> _The records_:
□ □ □ □
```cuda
template <int CP, bool kTma>
__global__ void __launch_bounds__(kCpThreadsF, 2) conv0pool_kernel(const __grid_constant__ CUtensorMap tm_frames,
// ... 9 lines not shown
  uint4* s_p = reinterpret_cast<uint4*>(smem_raw);
  float* s_out = reinterpret_cast<float*>(smem_raw + (size_t)kPlanes * npair * 16);
  uint8_t* s_bq = reinterpret_cast<uint8_t*>(s_out + (size_t)kCpMaxBlocks * 128 * kCpOutStride);
  s_bq = reinterpret_cast<uint8_t*>(((uintptr_t)s_bq + 127) & ~(uintptr_t)127);
  float* s_bias = reinterpret_cast<float*>(s_bq + KT * 32 * 2);
  uint64_t* s_full = reinterpret_cast<uint64_t*>(s_bias + 16);
  constexpr int kRawRows = 2 * kCpRows + 3;
  uint32_t* s_raw = reinterpret_cast<uint32_t*>(((uintptr_t)(s_full + 4) + 127) & ~(uintptr_t)127);
  const uint32_t raw_bytes = (uint32_t)(kRawRows * W) * 4u;
  const uint32_t raw_stride = (raw_bytes + 127u) & ~127u;

  for (int i = tid; i < KT * 32; i += kCpThreadsF) {
    const int k = i / 32, nn = i - k * 32;
    const int kh = k / KH, kw = (k - kh * KH) / CP, ci = k - kh * KH - kw * CP;
    float v = 0.f;
    if (kw < 3 && ci < a.C) {
      const float wv = __ldg(a.w + ((kh * 3 + kw) * a.C + ci) * 16 + (nn & 15));
      v = nn < 16 ? wv : bf16_resid(wv);
    }
    const uint32_t off = (uint32_t)(k >> 3) * 512u + (uint32_t)(nn >> 3) * 128u + (uint32_t)(nn & 7) * 16u +
                         (uint32_t)(k & 7) * 2u;
    *reinterpret_cast<__nv_bfloat16*>(s_bq + off) = __float2bfloat16_rn(v);
  }
  if (tid < 16) s_bias[tid] = __ldg(a.bias + tid);
  for (int i = tid; i < kPlanes * npair; i += kCpThreadsF) s_p[i] = make_uint4(0u, 0u, 0u, 0u);
  if (kTma && tid == 0) {
    mbar_init(s_full, 1);
    mbar_init(s_full + 1, 1);
    asm volatile("fence.mbarrier_init.release.cluster;" ::: "memory");
    asm volatile("prefetch.tensormap [%0];" ::"l"(reinterpret_cast<uint64_t>(&tm_frames)) : "memory");
  }
  asm volatile("fence.proxy.async.shared::cta;" ::: "memory");
  __syncthreads();
  const uint32_t a_base = smem_u32(s_p), b_base = smem_u32(s_bq);

  const int bands = (a.Ho + kCpRows - 1) / kCpRows;
  const int units = a.N * bands;
  bool timed_out = false;
  auto unit_geom = [&](int u, int* n, int* r0, int* r1, int* cr0, int* cr1) {
    *n = u / bands;
    const int band = u - *n * bands;
    *r0 = band * kCpRows; *r1 = min(a.Ho, *r0 + kCpRows);
    *cr0 = max(0, 2 * *r0 - a.pt); *cr1 = min(H - 1, 2 * (*r1 - 1) - a.pt + 2);
  };
  auto issue_tile = [&](int u, int st) {
    int n, r0, r1, cr0, cr1;
    unit_geom(u, &n, &r0, &r1, &cr0, &cr1);
    const uint32_t dst = smem_u32(s_raw) + (uint32_t)st * raw_stride, bar = smem_u32(s_full + st);
    asm volatile("mbarrier.arrive.expect_tx.shared::cta.b64 _, [%0], %1;" ::"r"(bar), "r"(raw_bytes) : "memory");
    asm volatile(
        "cp.async.bulk.tensor.3d.shared::cluster.global.tile.mbarrier::complete_tx::bytes [%0], [%1, {%2, %3, %4}], [%5];" ::
            "r"(dst), "l"(reinterpret_cast<uint64_t>(&tm_frames)), "r"(0), "r"(cr0 - 1), "r"(n), "r"(bar)
        : "memory");
  };
  if (kTma && tid == 0 && (int)blockIdx.x < units) issue_tile(blockIdx.x, 0);
  int it = 0;
  for (int u = blockIdx.x; u < units; u += gridDim.x, ++it) {
    int n, r0, r1, cr0, cr1;
    unit_geom(u, &n, &r0, &r1, &cr0, &cr1);
    const int band = u - n * bands;
    const int CR = cr1 - cr0 + 1, npos = CR * SW, nblk = (npos + 127) >> 7;
    const int st = it & 1;
    if constexpr (kTma) {
      if (tid == 0 && u + (int)gridDim.x < units) issue_tile(u + gridDim.x, st ^ 1);
      if (!mbar_wait_bounded(s_full + st, (uint32_t)((it >> 1) & 1))) timed_out = true;
      const uint32_t* raw = s_raw + (size_t)st * (raw_stride / 4);
// ... 123 lines not shown
        const size_t sp = (size_t)(n * a.RHp + r0 + rr + 1) * a.PWp + (side ? a.Wo + 1 : 0);
        a.praw[(size_t)pl_ * a.Lpp + sp] = z;
        a.prelu[(size_t)pl_ * a.Lpp + sp] = z;
      }
      if (band == 0) {
        for (int i = tid; i < a.PWp * 4; i += kCpThreadsF) {
          const int pl_ = i & 3, cc = i >> 2;
          const size_t sp = (size_t)(n * a.RHp) * a.PWp + cc;
          a.praw[(size_t)pl_ * a.Lpp + sp] = z;
          a.prelu[(size_t)pl_ * a.Lpp + sp] = z;
        }
      }
      if (u == units - 1) {
        const int t0 = a.N * a.RHp * a.PWp;
        for (int i = tid; i < (a.Lpp - t0) * 4; i += kCpThreadsF) {
          const int pl_ = i & 3, cc = i >> 2;
          a.praw[(size_t)pl_ * a.Lpp + t0 + cc] = z;
          a.prelu[(size_t)pl_ * a.Lpp + t0 + cc] = z;
        }
      }
    }
    __syncthreads();
  }
  if (timed_out && a.err) atomicExch(a.err, 1);
}

bool conv0pool_supported(int cin, int cout, int H, int W) {
  if (cout != 16 || H < 3 || W < 3 || 7 * (W + 2) > 6 * 128) return false;
  if (cin == 4) return W % 4 == 0 && W <= 256;
  return cin >= 1 && cin <= 16;
}

template <int CP, bool TMA>
static int launch_conv0pool(Conv0PoolArgs a, const uint8_t* frames, cudaStream_t st) {
  constexpr int KT = 3 * (CP == 16 ? 48 : 4 * CP);
  const int N = a.N, H = a.H, W = a.W;
  const size_t raw_stride = TMA ? (((size_t)(2 * kCpRows + 3) * W * 4) + 127) / 128 * 128 : 0;
  const size_t smem = (size_t)(CP == 16 ? 2 : 1) * (kCpMaxBlocks * 128 + 2 * (W + 2) + 8) * 16 +
                      (size_t)kCpMaxBlocks * 128 * kCpOutStride * 4 + 128 + KT * 32 * 2 + 16 * 4 + 64 + 128 +
                      2 * raw_stride;
  SEEDRL_CUDA(allow_smem<conv0pool_kernel<CP, TMA>>(112 * 1024));
  if (smem > 112 * 1024) return set_error(SEEDRL_ERR_INVALID_ARGUMENT, "conv0pool: image too wide");
  CUtensorMap tm;
  memset(&tm, 0, sizeof(tm));
  if (TMA) {
    const EncodeTiledFn enc = encode_tiled_fn();
    if (!enc) return set_error(SEEDRL_ERR_INTERNAL, "cuTensorMapEncodeTiled is not available");
    const cuuint64_t gdim[3] = {(cuuint64_t)W, (cuuint64_t)H, (cuuint64_t)N};
    const cuuint64_t gstr[2] = {(cuuint64_t)W * 4, (cuuint64_t)H * W * 4};
    const cuuint32_t box[3] = {(cuuint32_t)W, (cuuint32_t)(2 * kCpRows + 3), 1};
    const cuuint32_t estr[3] = {1, 1, 1};
    if (enc(&tm, CU_TENSOR_MAP_DATA_TYPE_UINT32, 3, const_cast<uint8_t*>(frames), gdim, gstr, box, estr,
            CU_TENSOR_MAP_INTERLEAVE_NONE, CU_TENSOR_MAP_SWIZZLE_NONE, CU_TENSOR_MAP_L2_PROMOTION_L2_128B,
            CU_TENSOR_MAP_FLOAT_OOB_FILL_NONE) != CUDA_SUCCESS)
      return set_error(SEEDRL_ERR_INTERNAL, "conv0pool: cuTensorMapEncodeTiled failed");
  }
  const int units = N * ((a.Ho + kCpRows - 1) / kCpRows);
  const int grid = units < 2 * kNumSMs ? units : 2 * kNumSMs;
  conv0pool_kernel<CP, TMA><<<grid, kCpThreadsF, smem, st>>>(tm, a);
  count_launch(PC_CONV_FWD, st);
  SEEDRL_CHECK_LAUNCH();
  return SEEDRL_OK;
}

int conv0pool_forward(int N, int H, int W, int C, const uint8_t* frames, const float* w, const float* bias,
                      void* praw, void* prelu, uint8_t* idx, int* err, cudaStream_t st) {
  if (!conv0pool_supported(C, 16, H, W))
    return set_error(SEEDRL_ERR_INVALID_ARGUMENT, "conv0pool: unsupported frame shape");
  Conv0PoolArgs a;
  a.N = N; a.H = H; a.W = W; a.C = C;
  same_pad3s2(H, &a.Ho, &a.pt);
  same_pad3s2(W, &a.Wo, &a.pl);
  a.Lpp = (int)planes_positions(N, a.Ho, a.Wo); a.PWp = a.Wo + 2; a.RHp = a.Ho + 1;
  fast_div_setup((unsigned int)(W + 2), &a.sw_mul, &a.sw_sh);
  a.frames = frames; a.w = w; a.bias = bias;
  a.praw = reinterpret_cast<uint4*>(praw); a.prelu = reinterpret_cast<uint4*>(prelu); a.idx = idx; a.err = err;
  if (C == 4) return launch_conv0pool<4, true>(a, frames, st);
  const int cp = first_layer_cp(C);
  return cp == 4 ? launch_conv0pool<4, false>(a, frames, st)
                 : (cp == 8 ? launch_conv0pool<8, false>(a, frames, st) : launch_conv0pool<16, false>(a, frames, st));
}

}
```

seed_rl_b200/csrc/conv_planes.cu:

```cuda
#include <cuda.h>
#include <cuda_bf16.h>

#include <cstdio>

#include "kernels.h"
#include "tc_common.cuh"

namespace seedrl {

long long planes_positions(int N, int H, int W) {
  const long long Q = (long long)N * (H + 1) * (W + 2);
  return ((Q + 2 * (W + 2) + 2 + 256 + 127) / 128) * 128;
}
size_t planes_bytes(int N, int H, int W, int C) {
  return (size_t)planes_positions(N, H, W) * 16 * 2 * (C / 8);
}

constexpr int kPlanesChunk = 128;

static int make_plane_map(CUtensorMap* tm, const void* base, long long Lp, int planes, int shift,
                          int CH, int box_chunks, int box_planes) {
  EncodeTiledFn enc = encode_tiled_fn();
  if (!enc) return set_error(SEEDRL_ERR_INTERNAL, "cuTensorMapEncodeTiled is not available");
  if (box_chunks < 1 || box_chunks > 256 || box_planes < 1 || box_planes > planes)
// ... 65 lines not shown
    }
  }
}

template <int CIN, int COUT, int NSUB>
__global__ void __launch_bounds__(kCpThreads, 1)
convp_kernel(const __grid_constant__ CUtensorMap tm_in, const ConvpArgs a) {
  constexpr int G = CIN / 8, GO = COUT / 8, NS = CIN / 16;
  constexpr int MT = NSUB * kCpM;
  constexpr int NBLK = 2 * NSUB;
  extern __shared__ __align__(128) uint8_t smem_raw[];
  const int PW = a.g.PW, nb = a.nb;
  const uint32_t P = (uint32_t)(a.nch * a.chunk) * 16u;
  const uint32_t stage_bytes = 2u * G * P;
  uint8_t* s_stage = smem_raw;
  uint4* s_b = reinterpret_cast<uint4*>(smem_raw + (size_t)nb * stage_bytes);
  float* s_bias = reinterpret_cast<float*>(s_b + 2 * 9 * CIN * COUT / 8);
  uint64_t* s_full = reinterpret_cast<uint64_t*>(s_bias + COUT);
  uint64_t* s_empty = s_full + kCpMaxStages;
  const int tid = threadIdx.x, warp = tid >> 5, lane = tid & 31;

  for (int i = tid; i < 2 * 9 * CIN * COUT / 8; i += kCpThreads) s_b[i] = __ldg(a.wq + i);
  if (tid < COUT) s_bias[tid] = a.bias ? __ldg(a.bias + tid) : 0.f;
  if (tid == 0) {
    for (int i = 0; i < nb; ++i) {
      mbar_init(s_full + i, 1);
      mbar_init(s_empty + i, 4 * kCpWarpgroups);
    }
    asm volatile("fence.mbarrier_init.release.cluster;" ::: "memory");
    asm volatile("prefetch.tensormap [%0];" ::"l"(reinterpret_cast<uint64_t>(&tm_in)) : "memory");
  }
  asm volatile("fence.proxy.async.shared::cta;" ::: "memory");
  __syncthreads();

  const int my_tiles = ((int)blockIdx.x < a.ntiles) ? (a.ntiles - 1 - (int)blockIdx.x) / (int)gridDim.x + 1 : 0;
  bool timed_out = false;

  if (warp == 4 * kCpWarpgroups) {
    if (elect_one()) {
      for (int it = 0; it < my_tiles; ++it) {
        const int s = it % nb;
        if (it >= nb && !mbar_wait_bounded(s_empty + s, (uint32_t)(((it / nb) - 1) & 1))) { timed_out = true; break; }
        const int tile = (int)blockIdx.x + it * (int)gridDim.x;
        mbar_expect_tx(s_full + s, stage_bytes);
        tma_load_3d(s_stage + (size_t)s * stage_bytes, &tm_in, 0, tile * MT / a.chunk, 0, s_full + s);
      }
    }
    __syncwarp();
  } else {
    const int cw = warp >> 2;
    const size_t plane_u = (size_t)a.Lp;
    if (blockIdx.x == 0) {
      const uint4 z = make_uint4(0u, 0u, 0u, 0u);
      for (int i = tid; i < (PW + 1) * 2 * GO; i += 128 * kCpWarpgroups) {
        const int pl = i / (PW + 1), s = i - pl * (PW + 1);
        if (a.out_raw) a.out_raw[(size_t)pl * plane_u + s] = z;
        if (a.out_relu) a.out_relu[(size_t)pl * plane_u + s] = z;
      }
    }
    const int q = lane & 3;
    const int row = 16 * (warp & 3) + (lane >> 2) + 8 * (q & 1);
    const uint32_t b_base = smem_u32(s_b);
    const uint64_t db0 = gmma_desc(b_base, (uint32_t)(2 * GO) * 128u, 128u);
    for (int it = 0; it < my_tiles; ++it) {
      const int s = it % nb;
      const int tile = (int)blockIdx.x + it * (int)gridDim.x;
// ... 98 lines not shown
      }
    }
  }
  if (timed_out && a.err) atomicExch(a.err, 1);
}

template <int CIN, int COUT, int NSUB>
static int launch_convp(const PlaneConv& c, cudaStream_t st) {
  const ConvGeom g = make_geom(c.N, c.H, c.W);
  constexpr int MT = NSUB * kCpM;
  const long long Lp = planes_positions(c.N, c.H, c.W);
  if (Lp + MT + 4 * g.PW >= (1LL << 31))
    return set_error(SEEDRL_ERR_INVALID_ARGUMENT, "convp: batch too large for 32-bit positions");
  const int L = MT + 2 * g.PW + 2;
  const int CH = kPlanesChunk;
  const int nch = (L + CH - 1) / CH;
  const size_t stage = (size_t)2 * (CIN / 8) * nch * CH * 16;
  const size_t fixed = (size_t)2 * 9 * CIN * COUT * 2 + COUT * 4 + 2 * kCpMaxStages * 8;
  int nb = kCpMaxStages;
  while (nb > 1 && nb * stage + fixed > 227 * 1024) --nb;
  if (nb < 2) return kPlanesTryNext;
  const size_t smem = nb * stage + fixed;
  CUtensorMap tm;
  SEEDRL_TRY(make_plane_map(&tm, c.in, Lp, 2 * (CIN / 8), 0, CH, nch, 2 * (CIN / 8)));
  SEEDRL_CUDA(allow_smem<convp_kernel<CIN, COUT, NSUB>>(227 * 1024));
  ConvpArgs a;
  a.g = g; a.Lp = (int)Lp; a.nch = nch; a.chunk = CH; a.nb = nb;
  a.ntiles = (int)((Lp - g.PW - 1 + MT - 1) / MT);
  a.wq = reinterpret_cast<const uint4*>(c.wq); a.bias = c.bias;
  a.mask = reinterpret_cast<const uint4*>(c.mask); a.res = reinterpret_cast<const uint4*>(c.res);
  a.out_raw = reinterpret_cast<uint4*>(c.out_raw); a.out_relu = reinterpret_cast<uint4*>(c.out_relu);
  a.out_nhwc = c.out_nhwc; a.err = c.err;
  const int grid = a.ntiles < kNumSMs ? a.ntiles : kNumSMs;
  convp_kernel<CIN, COUT, NSUB><<<grid, kCpThreads, smem, st>>>(tm, a);
  count_launch(g_conv_cat, st);
  SEEDRL_CHECK_LAUNCH();
  return SEEDRL_OK;
}

bool convp_supported(int cin, int cout) {
  return (cin == 16 || cin == 32) && (cout == 16 || cout == 32);
}
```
□ □ □ □
Before answering, count every line of the records that contains "prelu"; the answer is that number and nothing more.

> _Expected answer_:
5